In [None]:
import os
import torch

import numpy as np
import torch.optim as optim
import torch.nn.functional as F

from torch import nn
from tqdm import tqdm

In [None]:
END_TOKEN = '\x04'
TRAIN_PART = 0.7
EPOCHS = 10
LR = 1e-3
DEVICE = torch.device('cuda:0' if torch.cuda.is_available() else 'cpu')
# DEVICE = 'cpu'

In [None]:
normal_1_path = '../data/normal_train.txt'
normal_2_path = '../data/normal_test.txt'
abnormal_path = '../data/abnormal_test.txt'

with open(normal_1_path) as f:
    normal_raw_data = f.readlines()
with open(normal_2_path) as f:
    normal_raw_data += f.readlines()
with open(abnormal_path) as f:
    abnormal_raw_data = f.readlines()

In [None]:
tokens = set(''.join(normal_raw_data) + ''.join(abnormal_raw_data))
print(len(tokens))
tokens.add(END_TOKEN)
print(len(tokens))
print(tokens)

In [None]:
int2char = dict(enumerate(tokens))
char2int = {char: idx for idx, char in int2char.items()}

In [None]:
normal_samples, abnormal_samples = [], []

start_idx = 0
for idx, line in enumerate(normal_raw_data):
    if line == 'Connection: close\n':
        if normal_raw_data[idx + 1] != '\n':
            sample_as_chars = ''.join(normal_raw_data[start_idx:idx + 4]) + END_TOKEN
            start_idx = idx + 5
        else:
            sample_as_chars = ''.join(normal_raw_data[start_idx:idx + 1]) + END_TOKEN
            start_idx = idx + 3
        
        # convert from text to nums
        sample_as_nums = np.array([char2int[char] for char in sample_as_chars])
        normal_samples.append(sample_as_nums)

start_idx = 0 
for idx, line in enumerate(abnormal_raw_data):
    if line == 'Connection: close\n':
        if abnormal_raw_data[idx + 1] != '\n':
            sample_as_chars = ''.join(abnormal_raw_data[start_idx:idx + 4]) + END_TOKEN
            start_idx = idx + 5
        else:
            sample_as_chars = ''.join(abnormal_raw_data[start_idx:idx + 1]) + END_TOKEN
            start_idx = idx + 3
        
        # convert form text to nums
        sample_as_nums = np.array([char2int[char] for char in sample_as_chars])
        abnormal_samples.append(sample_as_nums)

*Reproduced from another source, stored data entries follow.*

@@ -242,36 +283,6 @@
 __global__ void k_accept_rho(double* S) { S[S_RHO] = S[S_RHON]; }
 
 __global__ void __launch_bounds__(256)
-k_iter_sums(const double* __restrict__ cp, int bs, int qs, int bst, const double* __restrict__ ws, int gps,
-            int have_upd, double* __restrict__ S, double mdiv, int predict, int logic) {
-    __shared__ double vals[8];
-    const int s = blockIdx.x, w = threadIdx.x >> 6, lane = threadIdx.x & 63;
-    if (cp && w < 3) {
-        const double* src = cp + (size_t)w * qs + (size_t)s * bst;
-        double acc = 0.0;
-        for (int k = lane; k < bs; k += 64) acc += src[k];
-        acc = wave_sum(acc);
-        if (lane == 0) vals[w] = acc;
-    }
-    if (have_upd && w < 4) {
-        const double* src = ws + ((size_t)w * gridDim.x + s) * gps;
-        double acc = 0.0;
-        for (int g = lane; g < gps; g += 64) acc += src[g];
-        acc = wave_sum(acc);
-        if (lane == 0) vals[3 + w] = acc;
-    }
-    __syncthreads();
-    double* Sb = S + (size_t)s * SB;
-    if (threadIdx.x == 0 && sys_live(Sb)) {
-        if (cp) { Sb[S_PAP] = vals[0]; Sb[S_RAP] = vals[1]; Sb[S_APAP] = vals[2]; }
-        if (have_upd) { Sb[S_RHON] = vals[3]; Sb[S_NUM] = vals[4]; Sb[S_DEN] = vals[5]; Sb[S_ANY] = vals[6]; }
-        if (logic) {
-            if (have_upd) iter_end_dev(Sb);
-            iter_begin_dev(Sb, mdiv, predict);
-        }
-    }
-}
-__global__ void __launch_bounds__(256)
 k_iter_end(const double* __restrict__ ws, int gps, double* __restrict__ S) {
     __shared__ double vals[4];
     const int s = blockIdx.x, w = threadIdx.x >> 6, lane = threadIdx.x & 63;
@@ -288,11 +299,6 @@
         if (ws) { Sb[S_RHON] = vals[0]; Sb[S_NUM] = vals[1]; Sb[S_DEN] = vals[2]; Sb[S_ANY] = vals[3]; }
         iter_end_dev(Sb);
     }
-}
-__global__ void k_iter_begin(double* S, double mdiv, int predict) { iter_begin_dev(S, mdiv, predict); }
-__global__ void k_iter_end_begin(double* S, double mdiv, int predict) {
-    iter_end_dev(S);
-    iter_begin_dev(S, mdiv, predict);
 }
 __global__ void k_final_check(double* S, int nsys) {
     for (int s = threadIdx.x; s < nsys; s += blockDim.x) {
@@ -378,13 +384,14 @@
 
 struct PcgLayout {
     static constexpr size_t NONE = ~(size_t)0;
-    size_t r, p, Ap, S, ws, xalt = NONE, ralt = NONE, tmp = NONE, mixp = NONE, total = 0;
+    size_t r, p, Ap, S, ws, ws_doubles, xalt = NONE, ralt = NONE, tmp = NONE, mixp = NONE, total = 0;
     PcgLayout(const pfb_conv_plan* plan, int nb, int nsys, bool alternates, bool param) {
         auto take = [&](size_t bytes) { const size_t at = total; total += bytes; return at; };
         const size_t vb = vec_bytes(plan, nb);
         r = take(vb); p = take(vb); Ap = take(vb);
-        S = take(((size_t)nsys * SB * sizeof(double) + 255) & ~(size_t)255);
-        ws = take(sizeof(double) * 4 * (size_t)(nsys > RED_MAX_GRID ? nsys : RED_MAX_GRID));
+        S = take((2 * (size_t)nsys * SB * sizeof(double) + 255) & ~(size_t)255);
+        ws_doubles = 4 * (size_t)(nsys > RED_MAX_GRID ? nsys : RED_MAX_GRID);
+        ws = take(2 * sizeof(double) * ws_doubles);
         if (alternates) { xalt = take(vb); ralt = take(vb); }
         if (param) { const MixWork mw(plan); tmp = take(mw.total); mixp = tmp + mw.partials; }
     }
@@ -446,6 +453,15 @@
     }
 };
 
+constexpr size_t INPLACE_MIN_BYTES = (size_t)64 << 20;
+static size_t inplace_min_bytes() {
+    const char* e = getenv("PFB_PCG_INPLACE_MIN_BYTES");
+    return e && *e ? (size_t)strtoull(e, nullptr, 10) : INPLACE_MIN_BYTES;
+}
+
+struct PcgCounts { int applies, updates, scalars, copies, gps, bs; };
+static thread_local PcgCounts pcg_counts;
+
 struct PcgSolve {
     pfb_conv_plan* plan;
     int band0, nb;
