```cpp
int mzgo_dyn_conv_backward_workspace(int B, int C, int64_t* bytes_host);
int mzgo_dyn_conv_backward(const float* grad_out, const float* out, const float* latent, const int64_t* action,
                           const float* emb, const float* weight, int B, int C, int N, float* grad_latent,
                           float* grad_weight, float* grad_bias, void* workspace, int64_t workspace_bytes,
                           void* stream);
int mzgo_conv3x3_relu_forward(const float* x, const int64_t* action, const float* emb, const float* weight,
                              const float* bias, int B, int Cin, int Cout, int N, float* out, void* stream);
int mzgo_conv3x3_backward_workspace(int B, int Cin, int Cout, int64_t* bytes_host);
int mzgo_conv3x3_backward(const float* grad_out, const float* out, const float* x, const int64_t* action,
                          const float* emb, const float* weight, int B, int Cin, int Cout, int N, float* grad_x,
                          float* grad_weight, float* grad_bias, void* workspace, int64_t workspace_bytes,
                          void* stream);
int mzgo_selfplay_inject_noise(mzgo_engine* eng, const double* noise);
int mzgo_selfplay_record_noise(mzgo_engine* eng, double* dst);
int mzgo_tower_record_nodes(mzgo_engine* eng, float* dst);

int mzgo_records_export(mzgo_engine* eng, int g, int32_t* length_host, int32_t* status_host,
// ... 44 lines not shown
```

### muzero-go_amd/csrc/mzgo_capi.hip

```cpp
#include <hip/hip_runtime.h>

#include <algorithm>
#include <cmath>
#include <cstdarg>
#include <cstdio>
#include <cstring>
#include <map>
#include <string>
#include <vector>

#include "../../include/mzgo.h"
#include "mzgo_dispatch.hpp"
#include "mzgo_replay.hpp"
#include "mzgo_tower_host.hpp"

namespace mzgo {
extern const KernelSet kernels_n5_c96, kernels_n6_c96, kernels_n9_c96, kernels_n19_c96, kernels_n6_c128,
    kernels_n6_c64;

size_t conv_bwd_workspace_bytes(int B, int Cin, int Cout);
hipError_t conv_forward(const float* x, const int64_t* action, const float* emb, const float* w, const float* bias,
                        int B, int Cin, int Cout, int N, float* y, hipStream_t s);
hipError_t conv_backward(const float* g, const float* out, const float* x, const int64_t* action, const float* emb,
                         const float* w, int B, int Cin, int Cout, int N, float* gx, float* gw, float* gb,
// ... 160 lines not shown

struct mzgo_engine {
  mzgo_config cfg;
  const KernelSet* ks = nullptr;
  int N = 0, C = 0, A = 0, CELLS = 0, CS = 0, G = 0, S = 0, M = 0;
  int TS = 0;
  std::map<std::string, std::vector<float>> sd;
  std::vector<Spec> spec;
  bool dirty = true;
  float* d_w = nullptr;
  size_t d_w_bytes = 0;
  NetParams np{};
  EngineArrays E{};
  int* d_err = nullptr;
  unsigned* rq_head = nullptr;
  float* d_scr = nullptr;
  size_t scr_floats = 0;
  std::vector<void*> allocs;
  bool timing = false;
  std::vector<hipEvent_t> tev;
  int tn = 0;
  int64_t bytes = 0;
  int epoch = 0;
  const double* noise = nullptr;
  double* noise_out = nullptr;
  TowerHost* tower = nullptr;

  template <class T>
  int alloc(T** p, size_t n) {
    void* v = nullptr;
    hipError_t e = hipMalloc(&v, n * sizeof(T) + 256);
    if (e != hipSuccess) return fail(MZGO_EHIP, "hipMalloc(%zu): %s", n * sizeof(T), hipGetErrorString(e));
    allocs.push_back(v);
    bytes += (int64_t)(n * sizeof(T));
    *p = reinterpret_cast<T*>(v);
    return MZGO_OK;
  }
  ~mzgo_engine() {
    if (tower) {
      for (hipEvent_t ev : tower->evs) (void)hipEventDestroy(ev);
      tower->free_chains();
      for (void* p : {tower->d_wb, (void*)tower->d_wf, (void*)tower->ib, (void*)tower->ob, (void*)tower->s0,
                      (void*)tower->s1, (void*)tower->shp, (void*)tower->sact})
        if (p) (void)hipFree(p);
      if (tower->h_total) (void)hipHostFree(tower->h_total);
      tower->free_batch();
// ... 79 lines not shown
    for (bf16** q : {&t.ib, &t.ob, &t.s0, &t.s1}) {
      HIPCHK(hipMalloc((void**)q, n * sizeof(bf16)));
      HIPCHK(hipMemset(*q, 0, n * sizeof(bf16)));
    }
    HIPCHK(hipMalloc((void**)&t.shp, (size_t)B * t.CC * 3 * t.CS * sizeof(float)));
    HIPCHK(hipMalloc((void**)&t.sact, (size_t)B * sizeof(int)));
    t.scap = B;
    return MZGO_OK;
  }

  SearchParams search_params() const {
    SearchParams sp;
    sp.c_puct = cfg.c_puct; sp.discount = cfg.discount;
    sp.dirichlet_alpha = cfg.dirichlet_alpha; sp.dirichlet_epsilon = cfg.dirichlet_epsilon;
    sp.pass_epsilon = cfg.pass_epsilon; sp.num_simulations = S; sp.compat = cfg.compat;
    sp.variant = cfg.search_variant;
    sp.factored = cfg.direct_dynamics ? 0 : 1;
    sp.seed = cfg.seed;
    sp.helpers = 0;
    sp.net = 0;
    sp.tail = 0;
    const char* lz = getenv("MZGO_LAZY_ROWS");
    sp.lazy_rows = lz && atoi(lz) == 0 ? 0 : 1;
    return sp;
  }
};

void mzgo::replay_engine_view(const mzgo_engine* e, ReplayEngineView* v) {
  const EngineArrays& E = e->E;
  *v = ReplayEngineView{e->N, e->G, e->M, e->C, e->tower ? 1 : 0, e->cfg.game_base, e->epoch,
                        E.stones, E.invd, E.meta, E.rec_stones, E.rec_invd, E.rec_flags, E.rec_action,
                        E.rec_value, E.rec_policy, E.rec_reward, E.final_reward};
}

extern "C" {

const char* mzgo_last_error(void) { return g_err.c_str(); }

void mzgo_default_config(mzgo_config* c, int N) {
  std::memset(c, 0, sizeof *c);
  c->board_size = N;
  c->latent_dim = 96;
  c->num_games = 1;
  c->num_simulations = 128;
  c->max_moves = N * N;
  c->compat = 0;
// ... 99 lines not shown
    chk(e->alloc(&T.in_idx, G));
    chk(e->alloc(&T.out_idx, G));
    chk(e->alloc(&T.root_idx, G));
    chk(e->alloc(&T.act, G));
    chk(e->alloc(&T.job, G * 3));
    chk(e->alloc(&T.simc, G));
    if (rc == MZGO_OK) {
      std::vector<int> ri(G);
      for (size_t g = 0; g < G; ++g) ri[g] = (int)(g * n1);
      if (hipMemcpy(T.root_idx, ri.data(), G * sizeof(int), hipMemcpyHostToDevice) != hipSuccess ||
          hipMemset(T.playing, 0, G * sizeof(int)) != hipSuccess || hipMemset(T.evalact, 0, G * sizeof(int)) != hipSuccess)
        chk(fail(MZGO_EHIP, "tower index setup failed"));
    }
  }
  if (C != 0) {
    chk(e->alloc(&E.prior, TSL * n1 * A));
    chk(e->alloc(&E.child, TSL * n1 * A));
    chk(e->alloc(&E.visits, TSL * n1));
    chk(e->alloc(&E.wsum, TSL * n1));
    chk(e->alloc(&E.root_prior, TSL * A));
    chk(e->alloc(&E.path, TSL * (n1 + 1)));
    chk(e->alloc(&E.nodes, TSL));
    chk(e->alloc(&E.nact, TSL * n1));
    chk(e->alloc(&E.jobs, TSL * job_bytes(A)));
    chk(e->alloc(&E.mpq, 2 * (size_t)G + 1));
    chk(e->alloc(&E.rec_stones, G * M * CELLS));
    chk(e->alloc(&E.rec_invd, G * M * CELLS));
    chk(e->alloc(&E.rec_flags, G * M));
    chk(e->alloc(&E.rec_action, G * M));
    chk(e->alloc(&E.rec_value, G * M));
    chk(e->alloc(&E.rec_policy, G * M * A));
    chk(e->alloc(&E.rec_reward, G * M));
  }
  chk(e->alloc(&E.stones, G * CELLS));
  chk(e->alloc(&E.invd, G * CELLS));
  chk(e->alloc(&E.meta, G * 4));
  chk(e->alloc(&E.game_len, G));
  chk(e->alloc(&E.final_reward, G));
  chk(e->alloc(&E.status, G));
  chk(e->alloc(&E.counters, kCounters));
  chk(e->alloc(&e->d_err, 1));
  chk(e->alloc(&e->rq_head, 1));
#ifdef MZGO_STAMPS
  chk(e->alloc(&E.stamps, TSL * kStampPhases));
  if (E.stamps) (void)hipMemset(E.stamps, 0, TSL * kStampPhases * 8);
#endif
// ... 473 lines not shown
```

print(len(normal_samples))  # must be 72000
print(len(abnormal_samples))  # must be 25065

In [None]:
samples = normal_samples + abnormal_samples
labels = np.hstack([np.zeros(len(normal_samples)), np.ones(len(abnormal_samples))])

print(len(samples))
print(len(labels))

In [None]:
train_indices = []
test_indices = []

for i in np.arange(len(samples)):
    if np.random.uniform() < TRAIN_PART:
        train_indices.append(i)
    else:
        test_indices.append(i)

train_indices = np.array(train_indices)
test_indices = np.array(test_indices)

In [None]:
def sample2one_hot(sample, size):
    """
    Convert the array of number to one hot vector view.
    
    :param sample: Array of ints.
    :param size: Number of unique nums.
    :return: 2D-array.
    """
    one_hot = np.zeros((len(sample), size), dtype=int)
    one_hot[np.arange(len(sample)), sample] = 1
    return one_hot

In [None]:
class TrafficRNN(nn.Module):
    def __init__(self, tokens, n_hidden=512, n_layers=3):
        super().__init__()
        self.tokens = tokens
        self.n_hidden = n_hidden
        self.n_layers = n_layers

        self.int2char = dict(enumerate(tokens))
        self.char2int = {char: idx for idx, char in int2char.items()}
        self.lstm = nn.LSTM(input_size=len(tokens),
                            hidden_size=n_hidden,
                            num_layers=n_layers,
                            batch_first=True)
        self.fc = nn.Linear(n_hidden, 1)
        self.sigmoid = nn.Sigmoid()
        
        self.h = torch.zeros((n_layers, 1, n_hidden), dtype=torch.float).to(DEVICE)
        self.c = torch.zeros((n_layers, 1, n_hidden), dtype=torch.float).to(DEVICE)
        
    def forward(self, x):
        print(x.shape)
        r_output, (self.h, self.c) = self.lstm(x, (self.h, self.c))
        print(r_output.shape)
        
        out = r_output[0, -1, :] 
        print(out.shape)
        
        out = self.fc(out)
        print(out.shape)

        out = self.sigmoid(out)
        print(out.shape)
        
        self.h = torch.zeros((self.n_layers, 1, self.n_hidden), dtype=torch.float).to(DEVICE)
        self.c = torch.zeros((self.n_layers, 1, self.n_hidden), dtype=torch.float).to(DEVICE)
        
        return out

model = TrafficRNN(tokens)
criterion = nn.BCELoss()
optimizer = optim.Adam(model.parameters(), lr=LR)

model.to(DEVICE)

In [None]:
for ep in np.arange(EPOCHS):
    # train
    np.random.shuffle(train_indices)
    model.train()
    for i in tqdm(train_indices):
        optimizer.zero_grad()

        sample = (sample2one_hot(samples[0], len(tokens))[np.newaxis, :]).astype(np.float32)
        sample = torch.from_numpy(sample).to(DEVICE)

        #label = torch.from_numpy(np.array([labels[i]]))
        #label = label.to(DEVICE)

        outputs = model(sample)
        
        
        
        break